PUNYA MINDSET BANGGA KALAU DIRINYA MERASA ‘SIBUK’
“Gue butuh kopi nih, semalam gw cuma tidur 3 jam.”
“Duh gila kerjaan gue numpuk banget! Gak bisa deh jalan-jalan”
Kalimat di atas adalah salah satu contoh orang yang punya mindset hustle culture, mengglamorisasi overworks dan workaholic, seolah work-life balance itu hanyalah sebuah kiasan aja.

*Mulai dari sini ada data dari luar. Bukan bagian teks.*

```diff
-                check(lib.gsr_render_backward(P, W, H, _ptr(ranges), _ptr(point_list), _ptr(means2D),
-                                              _ptr(conic_opacity), _ptr(rgb), _ptr(mask), _ptr(bg), _ptr(final_T),
-                                              _ptr(n_contrib), _ptr(g_out), _ptr(record), _ptr(out_img),
-                                              _ptr(seg_ws), seg_bytes, row_lo, row_hi, 1 if record_is_zero else 0,
-                                              _ptr(acc64), _ptr(touched), _stream()), "gsr_render_backward")
+                if defer:
+                    check(lib.gsr_render_backward_sums(P, W, H, _ptr(ranges), _ptr(point_list), _ptr(means2D),
+                                                       _ptr(conic_opacity), _ptr(rgb), _ptr(mask), _ptr(bg),
+                                                       _ptr(final_T), _ptr(n_contrib), _ptr(g_out), _ptr(out_img),
+                                                       _ptr(seg_ws), seg_bytes, row_lo, row_hi, _ptr(acc64),
+                                                       _ptr(touched), _stream()), "gsr_render_backward_sums")
+                    entry = _DeferredRecord(record, acc64, touched, current_stream(dev))
+                    if _defer_armed(ctx.cuda_args, P, True):
+                        _register_deferred(means2D.data_ptr(), entry)
+                    else:
+                        entry.materialize()
+                else:
+                    check(lib.gsr_render_backward(P, W, H, _ptr(ranges), _ptr(point_list), _ptr(means2D),
+                                                  _ptr(conic_opacity), _ptr(rgb), _ptr(mask), _ptr(bg), _ptr(final_T),
+                                                  _ptr(n_contrib), _ptr(g_out), _ptr(record), _ptr(out_img),
+                                                  _ptr(seg_ws), seg_bytes, row_lo, row_hi,
+                                                  1 if record_is_zero else 0, _ptr(acc64), _ptr(touched), _stream()),
+                          "gsr_render_backward")
             if _CAPTURE[0] is not None:
                 _CAPTURE[0].stamp("bwd1", id(cap_stats))
             if timing != "off":
diff --git a/grendel-gs_amd/diff_gaussian_rasterization/_lib.py b/grendel-gs_amd/diff_gaussian_rasterization/_lib.py
--- a/grendel-gs_amd/diff_gaussian_rasterization/_lib.py
+++ b/grendel-gs_amd/diff_gaussian_rasterization/_lib.py
@@ -106,6 +106,9 @@
                                             [c_void_p] * 7),
     "gsr_preprocess_backward_adam_raw_batched": (c_int, _K11_ADAM_PREFIX + [c_void_p, c_void_p]),
     "gsr_preprocess_backward_adam_raw_batched_dyn": (c_int, _K11_ADAM_PREFIX + [c_void_p] * 4),
+    "gsr_preprocess_backward_adam_raw_batched_sums": (c_int, [c_int] * 4 + [c_void_p, c_void_p, c_float] +
+                                                      [c_void_p] * 5 + [c_int, c_int] + [c_void_p] * 12 + [c_float] +
+                                                      [c_void_p] * 4),
     "gsr_sparse_step_workspace_bytes": (c_size_t, [c_int]),
     "gsr_preprocess_backward_adam_raw_batched_sparse": (c_int, _K11_ADAM_PREFIX + [c_void_p, c_void_p, c_void_p,
                                                                                     c_size_t, c_void_p, c_void_p,
@@ -130,6 +133,11 @@
                                                                            c_void_p]),
     "gsr_render_backward": (c_int, [c_int, c_int, c_int] + [c_void_p] * 13 + [c_size_t, c_int, c_int, c_int, c_void_p,
                                                                             c_void_p, c_void_p]),
+    "gsr_render_backward_sums": (c_int, [c_int, c_int, c_int] + [c_void_p] * 12 + [c_size_t, c_int, c_int, c_void_p,
+                                                                                 c_void_p, c_void_p]),
+    "gsr_render_record_materialize": (c_int, [c_int, c_void_p, c_void_p, c_void_p, c_int, c_void_p]),
+    "gsr_set_deferred_rounding": (c_int, [c_int]),
+    "gsr_deferred_rounding": (c_int, []),
     "gsr_composite_walked": (c_int, [ctypes.POINTER(ctypes.c_ulonglong), c_int]),
     "gsr_render_contrib": (c_int, [c_int, c_int, c_int] + [c_void_p] * 6 + [c_int, c_int] + [c_void_p] * 4),
     "gsr_contrib_merge_rows": (c_int, [c_int64] + [c_void_p] * 8),
diff --git a/grendel-gs_amd/gaussian_renderer/__init__.py b/grendel-gs_amd/gaussian_renderer/__init__.py
--- a/grendel-gs_amd/gaussian_renderer/__init__.py
+++ b/grendel-gs_amd/gaussian_renderer/__init__.py
@@ -22,6 +22,7 @@
     def hook(g):
         x = ref()
         if x is not None:
+            g = _dgr.lazy_record_view(g)
             x.grad = g if first[0] else x.grad + g
             first[0] = False
 
@@ -708,6 +709,9 @@
         redistributed = tuple([p[c] for p in params] for c in range(5))
         sizes = [[[p[0].shape[0] for p in params]]]
         _fill(pkg, redistributed, sizes)
+        if mode == "train" and not pose_grad and not _INVDEPTH[0] and len(cuda_args_list) <= _dgr.DEFER_MAX_CAMERAS:
+            for ca in cuda_args_list:
+                ca["_gsr_defer_record"] = True
         if _INVDEPTH[0]:
             pkg["_invdepth_xyz"] = raw[0]
         return pkg
diff --git a/include/gsraster.h b/include/gsraster.h
--- a/include/gsraster.h
+++ b/include/gsraster.h
@@ -105,6 +105,16 @@
                         const int32_t *n_contrib, const float *dL_dpixels, float *dL_record, const float *out_color,
                         void *seg_ws, size_t seg_bytes, int row_lo, int row_hi, int record_is_zero, double *acc64,
                         uint8_t *touched, gsr_stream_t stream);
+int gsr_render_backward_sums(int P, int width, int height, const int32_t *ranges, const uint32_t *point_list,
+                             const float *means2D, const float *conic_opacity, const float *rgb,
+                             const uint8_t *compute_locally, const float *bg, const float *final_T,
+                             const int32_t *n_contrib, const float *dL_dpixels, const float *out_color, void *seg_ws,
+                             size_t seg_bytes, int row_lo, int row_hi, double *acc64, uint8_t *touched,
+                             gsr_stream_t stream);
+int gsr_render_record_materialize(int P, const double *acc64, const uint8_t *touched, float *dL_record,
+                                  int record_is_zero, gsr_stream_t stream);
+int gsr_set_deferred_rounding(int mode);
+int gsr_deferred_rounding(void);
 int gsr_composite_walked(unsigned long long *out2, int reset);
 
 int gsr_render_contrib(int P, int width, int height, const int32_t *ranges, const uint32_t *point_list,
@@ -308,6 +318,16 @@
                                                  const double *beta2s, const double *epss, const int64_t *steps,
                                                  float grad_scale, const float *tanfov0, const float *dyn_dev,
                                                  const uint32_t *skip_flag_dev, gsr_stream_t stream);
+int gsr_preprocess_backward_adam_raw_batched_sums(int P, int B, int sh_degree, int sh_coeffs, float *xyz, float *scaling,
+                                                  float scale_modifier, float *rotation, float *features_dc,
+                                                  float *features_rest, float *opacity, const float *cams, int width,
+                                                  int height, const int32_t *radii, const float *cov3D,
+                                                  const uint8_t *clamped, const double *const *acc64,
+                                                  const uint8_t *const *touched, float *const *exp_avgs,
+                                                  float *const *exp_avg_sqs, const double *lrs, const double *beta1s,
+                                                  const double *beta2s, const double *epss, const int64_t *steps,
+                                                  float grad_scale, const float *tanfov0, const float *dyn_dev,
+                                                  const uint32_t *skip_flag_dev, gsr_stream_t stream);
 
 size_t gsr_sparse_step_workspace_bytes(int P);
 int gsr_preprocess_backward_adam_raw_batched_sparse(int P, int B, int sh_degree, int sh_coeffs, float *xyz,
```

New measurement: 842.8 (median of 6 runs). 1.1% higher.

Hustle culture adalah sebuah gaya hidup gila kerja ketika kita dituntut buat bekerja terus, di mana pun kita berada. Mau itu lagi weekend atau liburan, pokoknya gak pernah bisa berhenti kerja deh. Menurut Impact Plus, hustle culture adalah standar sosial yang menganggap kesuksesan hanya bisa diraih kalau kita benar-benar mendedikasikan hidup kita untuk bekerja sekeras-kerasnya. Dorongan kolektif untuk kita bekerja lebih keras, lebih cepat, lebih tahan banting, setiap harinya.
KENAPA HUSTLE CULTURE ITU BERMASALAH (TOXIC)
Menurut Aidan Harper, creator dari European workweek shrinkage campaign ‘4 Day Week’, hustle culture menciptakan asumsi kalau satu-satunya value kita sebagai manusia hanya dilihat dari kemampuan seberapa produktifnya kita bekerja, bukan dari sisi kemanusiaan itu sendiri.
Hustle culture memaksa kita buat multitasking, padahal multitasking terbukti mengganggu workflow yang akhirnya mempengaruhi kualitas dari pekerjaan itu sendiri. Dilansir dari Forbes, multitasking menurunkan produktivitas dan efektivitas bekerja hingga 40%, bahkan merusak kemampuan kognitif otak sehingga menurunkan IQ seseorang.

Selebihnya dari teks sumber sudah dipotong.